**Exercise objective**
Copy out every line of the records where the string "heads" occurs.

============

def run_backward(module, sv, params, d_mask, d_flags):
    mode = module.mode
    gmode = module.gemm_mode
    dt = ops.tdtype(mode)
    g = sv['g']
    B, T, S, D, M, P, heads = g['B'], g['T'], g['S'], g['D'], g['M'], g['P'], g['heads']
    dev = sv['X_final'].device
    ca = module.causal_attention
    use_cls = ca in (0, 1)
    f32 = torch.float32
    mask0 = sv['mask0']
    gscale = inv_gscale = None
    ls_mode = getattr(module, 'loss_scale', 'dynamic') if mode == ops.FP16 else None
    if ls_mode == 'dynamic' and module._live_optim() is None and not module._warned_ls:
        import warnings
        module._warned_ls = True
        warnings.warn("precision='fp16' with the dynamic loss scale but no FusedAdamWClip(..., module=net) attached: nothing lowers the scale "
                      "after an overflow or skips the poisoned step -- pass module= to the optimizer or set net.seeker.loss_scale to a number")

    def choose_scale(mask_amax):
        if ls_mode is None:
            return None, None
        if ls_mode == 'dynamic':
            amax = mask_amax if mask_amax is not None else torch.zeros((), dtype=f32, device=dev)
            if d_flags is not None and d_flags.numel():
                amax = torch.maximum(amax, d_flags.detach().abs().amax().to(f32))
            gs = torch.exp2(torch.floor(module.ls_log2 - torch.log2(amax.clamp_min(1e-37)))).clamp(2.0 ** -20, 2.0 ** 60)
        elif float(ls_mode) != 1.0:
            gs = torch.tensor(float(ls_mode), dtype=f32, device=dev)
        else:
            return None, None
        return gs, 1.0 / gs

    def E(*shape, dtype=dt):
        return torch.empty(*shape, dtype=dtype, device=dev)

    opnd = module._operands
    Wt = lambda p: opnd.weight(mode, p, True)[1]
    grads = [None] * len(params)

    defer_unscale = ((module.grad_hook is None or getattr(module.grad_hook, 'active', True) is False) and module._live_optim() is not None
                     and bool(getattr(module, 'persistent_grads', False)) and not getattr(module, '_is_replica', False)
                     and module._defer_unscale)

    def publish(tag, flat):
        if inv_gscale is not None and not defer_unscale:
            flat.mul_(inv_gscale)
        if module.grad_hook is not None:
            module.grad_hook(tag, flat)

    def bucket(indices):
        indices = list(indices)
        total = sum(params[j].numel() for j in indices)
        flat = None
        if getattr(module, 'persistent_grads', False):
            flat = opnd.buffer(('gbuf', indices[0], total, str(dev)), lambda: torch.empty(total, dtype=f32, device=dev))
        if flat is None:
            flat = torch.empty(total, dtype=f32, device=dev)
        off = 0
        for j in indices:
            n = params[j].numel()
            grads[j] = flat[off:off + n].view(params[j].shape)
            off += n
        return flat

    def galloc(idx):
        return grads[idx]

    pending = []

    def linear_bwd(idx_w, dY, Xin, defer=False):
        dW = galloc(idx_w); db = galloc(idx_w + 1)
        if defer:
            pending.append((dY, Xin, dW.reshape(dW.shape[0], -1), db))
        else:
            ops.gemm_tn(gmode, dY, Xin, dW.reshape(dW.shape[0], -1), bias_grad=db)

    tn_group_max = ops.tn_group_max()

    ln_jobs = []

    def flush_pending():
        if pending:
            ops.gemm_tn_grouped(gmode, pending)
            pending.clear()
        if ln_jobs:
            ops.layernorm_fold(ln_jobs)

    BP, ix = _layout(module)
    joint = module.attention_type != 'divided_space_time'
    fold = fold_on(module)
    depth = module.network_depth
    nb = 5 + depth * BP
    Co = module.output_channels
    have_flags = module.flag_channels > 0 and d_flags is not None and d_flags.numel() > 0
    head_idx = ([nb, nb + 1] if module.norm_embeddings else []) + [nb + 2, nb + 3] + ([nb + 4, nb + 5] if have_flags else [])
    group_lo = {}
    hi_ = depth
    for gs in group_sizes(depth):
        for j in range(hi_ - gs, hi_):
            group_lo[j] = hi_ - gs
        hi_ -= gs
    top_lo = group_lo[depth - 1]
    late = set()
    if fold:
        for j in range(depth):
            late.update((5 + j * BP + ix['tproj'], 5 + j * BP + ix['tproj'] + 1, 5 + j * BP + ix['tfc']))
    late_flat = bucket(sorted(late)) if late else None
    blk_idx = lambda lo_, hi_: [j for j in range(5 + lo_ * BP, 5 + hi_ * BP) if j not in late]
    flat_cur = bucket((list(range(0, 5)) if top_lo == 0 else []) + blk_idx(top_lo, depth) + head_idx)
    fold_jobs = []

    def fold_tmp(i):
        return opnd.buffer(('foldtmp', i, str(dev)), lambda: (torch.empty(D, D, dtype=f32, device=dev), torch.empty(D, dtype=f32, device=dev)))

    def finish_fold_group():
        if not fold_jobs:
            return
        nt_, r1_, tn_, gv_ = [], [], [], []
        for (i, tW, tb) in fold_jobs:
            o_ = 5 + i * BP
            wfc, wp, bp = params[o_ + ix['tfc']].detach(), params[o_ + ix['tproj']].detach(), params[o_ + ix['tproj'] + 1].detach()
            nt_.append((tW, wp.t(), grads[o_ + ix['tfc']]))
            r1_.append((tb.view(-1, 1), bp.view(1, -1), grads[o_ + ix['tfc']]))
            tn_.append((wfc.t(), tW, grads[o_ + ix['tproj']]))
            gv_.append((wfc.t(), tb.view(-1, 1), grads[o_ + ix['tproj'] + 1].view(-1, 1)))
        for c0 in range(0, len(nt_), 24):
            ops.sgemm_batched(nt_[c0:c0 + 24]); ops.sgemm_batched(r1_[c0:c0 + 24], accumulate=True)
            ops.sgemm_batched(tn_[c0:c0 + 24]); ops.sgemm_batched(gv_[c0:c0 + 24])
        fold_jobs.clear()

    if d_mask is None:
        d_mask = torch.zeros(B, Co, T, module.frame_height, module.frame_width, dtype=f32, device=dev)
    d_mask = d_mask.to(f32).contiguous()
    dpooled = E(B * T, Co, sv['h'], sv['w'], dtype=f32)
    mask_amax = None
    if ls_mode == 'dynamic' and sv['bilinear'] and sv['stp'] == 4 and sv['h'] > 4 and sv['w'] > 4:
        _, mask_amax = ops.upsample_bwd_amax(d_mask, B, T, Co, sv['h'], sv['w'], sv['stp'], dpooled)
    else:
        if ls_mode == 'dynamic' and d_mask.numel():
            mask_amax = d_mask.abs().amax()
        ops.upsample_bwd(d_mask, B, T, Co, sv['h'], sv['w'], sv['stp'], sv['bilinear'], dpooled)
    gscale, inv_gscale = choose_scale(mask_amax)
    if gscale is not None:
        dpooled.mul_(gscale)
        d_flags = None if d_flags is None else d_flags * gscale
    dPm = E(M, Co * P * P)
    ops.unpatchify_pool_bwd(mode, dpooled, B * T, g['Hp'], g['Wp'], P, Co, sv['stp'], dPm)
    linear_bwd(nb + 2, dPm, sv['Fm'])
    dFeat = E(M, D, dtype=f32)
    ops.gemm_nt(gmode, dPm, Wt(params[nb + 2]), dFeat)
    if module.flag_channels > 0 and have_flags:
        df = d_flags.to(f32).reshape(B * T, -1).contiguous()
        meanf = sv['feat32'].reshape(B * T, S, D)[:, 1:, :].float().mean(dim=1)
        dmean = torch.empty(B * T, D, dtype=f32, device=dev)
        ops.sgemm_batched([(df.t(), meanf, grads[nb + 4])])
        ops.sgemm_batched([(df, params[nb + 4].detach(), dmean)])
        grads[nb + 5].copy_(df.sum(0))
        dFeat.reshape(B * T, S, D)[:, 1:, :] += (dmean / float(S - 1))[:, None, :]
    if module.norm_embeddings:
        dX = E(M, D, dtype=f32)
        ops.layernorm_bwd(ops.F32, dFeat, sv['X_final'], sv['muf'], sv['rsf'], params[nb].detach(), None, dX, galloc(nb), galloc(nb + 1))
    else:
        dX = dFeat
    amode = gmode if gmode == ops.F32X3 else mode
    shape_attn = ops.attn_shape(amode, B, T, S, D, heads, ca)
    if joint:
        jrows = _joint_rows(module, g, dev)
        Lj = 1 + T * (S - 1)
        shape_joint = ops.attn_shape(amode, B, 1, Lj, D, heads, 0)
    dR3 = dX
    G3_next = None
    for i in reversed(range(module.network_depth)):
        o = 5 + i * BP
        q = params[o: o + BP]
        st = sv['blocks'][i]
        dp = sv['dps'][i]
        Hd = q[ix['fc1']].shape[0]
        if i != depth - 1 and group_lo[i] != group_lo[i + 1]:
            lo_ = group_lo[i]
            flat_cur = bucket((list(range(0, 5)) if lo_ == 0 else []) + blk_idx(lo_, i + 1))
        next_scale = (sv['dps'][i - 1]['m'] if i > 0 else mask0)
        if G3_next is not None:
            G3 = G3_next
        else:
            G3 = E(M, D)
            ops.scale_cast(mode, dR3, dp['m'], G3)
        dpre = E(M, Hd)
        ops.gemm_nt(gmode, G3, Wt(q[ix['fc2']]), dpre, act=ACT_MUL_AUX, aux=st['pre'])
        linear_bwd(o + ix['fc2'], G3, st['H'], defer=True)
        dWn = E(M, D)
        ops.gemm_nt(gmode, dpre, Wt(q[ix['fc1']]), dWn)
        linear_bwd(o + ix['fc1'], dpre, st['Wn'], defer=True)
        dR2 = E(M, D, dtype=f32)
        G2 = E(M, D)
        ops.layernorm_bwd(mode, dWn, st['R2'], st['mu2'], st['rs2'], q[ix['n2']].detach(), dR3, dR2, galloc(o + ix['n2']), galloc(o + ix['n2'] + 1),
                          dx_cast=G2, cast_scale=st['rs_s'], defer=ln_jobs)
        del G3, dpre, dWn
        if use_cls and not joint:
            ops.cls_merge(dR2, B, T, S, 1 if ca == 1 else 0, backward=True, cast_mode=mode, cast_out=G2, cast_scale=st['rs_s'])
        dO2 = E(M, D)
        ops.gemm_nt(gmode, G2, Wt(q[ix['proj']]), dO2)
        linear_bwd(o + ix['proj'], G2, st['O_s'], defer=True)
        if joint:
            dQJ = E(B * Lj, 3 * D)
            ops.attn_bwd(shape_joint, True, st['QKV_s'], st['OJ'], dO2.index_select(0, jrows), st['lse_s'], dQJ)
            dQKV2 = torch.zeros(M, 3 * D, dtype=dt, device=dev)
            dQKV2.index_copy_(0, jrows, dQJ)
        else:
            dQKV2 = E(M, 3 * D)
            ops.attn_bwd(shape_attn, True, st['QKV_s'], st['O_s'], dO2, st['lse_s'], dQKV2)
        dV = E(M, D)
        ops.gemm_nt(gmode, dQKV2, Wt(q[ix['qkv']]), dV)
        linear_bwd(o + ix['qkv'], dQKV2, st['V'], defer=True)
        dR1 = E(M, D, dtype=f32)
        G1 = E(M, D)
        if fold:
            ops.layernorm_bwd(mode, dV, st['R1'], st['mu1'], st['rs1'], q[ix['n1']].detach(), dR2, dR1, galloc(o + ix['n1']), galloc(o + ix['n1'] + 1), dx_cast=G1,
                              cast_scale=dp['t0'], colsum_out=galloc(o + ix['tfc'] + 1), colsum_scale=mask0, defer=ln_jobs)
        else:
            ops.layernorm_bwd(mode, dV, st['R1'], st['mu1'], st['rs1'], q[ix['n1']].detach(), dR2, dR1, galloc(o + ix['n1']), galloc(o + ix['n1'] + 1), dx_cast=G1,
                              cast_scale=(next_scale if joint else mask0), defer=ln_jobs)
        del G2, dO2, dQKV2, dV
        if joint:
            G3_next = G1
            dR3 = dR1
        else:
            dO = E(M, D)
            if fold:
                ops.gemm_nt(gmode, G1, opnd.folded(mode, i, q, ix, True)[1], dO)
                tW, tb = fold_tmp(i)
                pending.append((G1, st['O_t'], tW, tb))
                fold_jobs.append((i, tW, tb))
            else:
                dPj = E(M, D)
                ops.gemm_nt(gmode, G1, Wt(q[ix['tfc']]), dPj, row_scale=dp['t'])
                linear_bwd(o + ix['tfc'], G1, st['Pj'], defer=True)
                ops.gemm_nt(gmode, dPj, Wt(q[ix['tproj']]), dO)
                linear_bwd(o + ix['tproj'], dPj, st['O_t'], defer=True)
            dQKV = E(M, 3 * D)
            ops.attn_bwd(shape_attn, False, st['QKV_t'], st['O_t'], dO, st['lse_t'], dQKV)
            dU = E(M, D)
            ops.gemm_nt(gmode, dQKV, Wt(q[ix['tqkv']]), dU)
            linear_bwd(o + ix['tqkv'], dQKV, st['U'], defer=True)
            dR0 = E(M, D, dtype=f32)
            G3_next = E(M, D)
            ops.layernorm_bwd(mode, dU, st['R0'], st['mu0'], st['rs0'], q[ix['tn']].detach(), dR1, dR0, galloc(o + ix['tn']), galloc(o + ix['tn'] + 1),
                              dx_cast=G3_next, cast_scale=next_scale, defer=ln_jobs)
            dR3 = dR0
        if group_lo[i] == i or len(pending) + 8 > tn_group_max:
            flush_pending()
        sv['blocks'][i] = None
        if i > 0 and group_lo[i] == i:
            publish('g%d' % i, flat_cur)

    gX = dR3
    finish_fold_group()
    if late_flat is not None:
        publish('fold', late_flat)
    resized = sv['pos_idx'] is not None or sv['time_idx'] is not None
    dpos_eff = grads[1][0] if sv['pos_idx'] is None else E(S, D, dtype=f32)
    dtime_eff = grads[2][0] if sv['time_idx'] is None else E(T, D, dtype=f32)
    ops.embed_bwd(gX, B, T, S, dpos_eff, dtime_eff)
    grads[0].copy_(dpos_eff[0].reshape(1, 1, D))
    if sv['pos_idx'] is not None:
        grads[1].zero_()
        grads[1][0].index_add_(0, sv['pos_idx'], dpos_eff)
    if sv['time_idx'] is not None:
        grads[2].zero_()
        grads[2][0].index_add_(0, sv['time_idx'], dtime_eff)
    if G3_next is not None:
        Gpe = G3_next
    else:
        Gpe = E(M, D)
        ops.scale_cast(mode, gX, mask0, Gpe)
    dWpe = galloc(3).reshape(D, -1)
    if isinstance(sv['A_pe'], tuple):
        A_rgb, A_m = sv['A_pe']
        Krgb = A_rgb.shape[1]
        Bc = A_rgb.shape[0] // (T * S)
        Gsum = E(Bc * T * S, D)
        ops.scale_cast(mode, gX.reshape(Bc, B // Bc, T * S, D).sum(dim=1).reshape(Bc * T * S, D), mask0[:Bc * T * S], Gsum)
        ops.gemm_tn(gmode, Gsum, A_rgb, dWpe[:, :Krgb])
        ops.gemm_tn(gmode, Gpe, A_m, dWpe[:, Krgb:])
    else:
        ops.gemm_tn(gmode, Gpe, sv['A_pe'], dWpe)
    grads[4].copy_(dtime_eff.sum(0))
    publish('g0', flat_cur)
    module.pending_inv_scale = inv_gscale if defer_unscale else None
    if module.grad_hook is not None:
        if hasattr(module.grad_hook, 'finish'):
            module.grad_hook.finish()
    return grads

============

**Expected answer**
    B, T, S, D, M, P, heads = g['B'], g['T'], g['S'], g['D'], g['M'], g['P'], g['heads']
    shape_attn = ops.attn_shape(amode, B, T, S, D, heads, ca)
        shape_joint = ops.attn_shape(amode, B, 1, Lj, D, heads, 0)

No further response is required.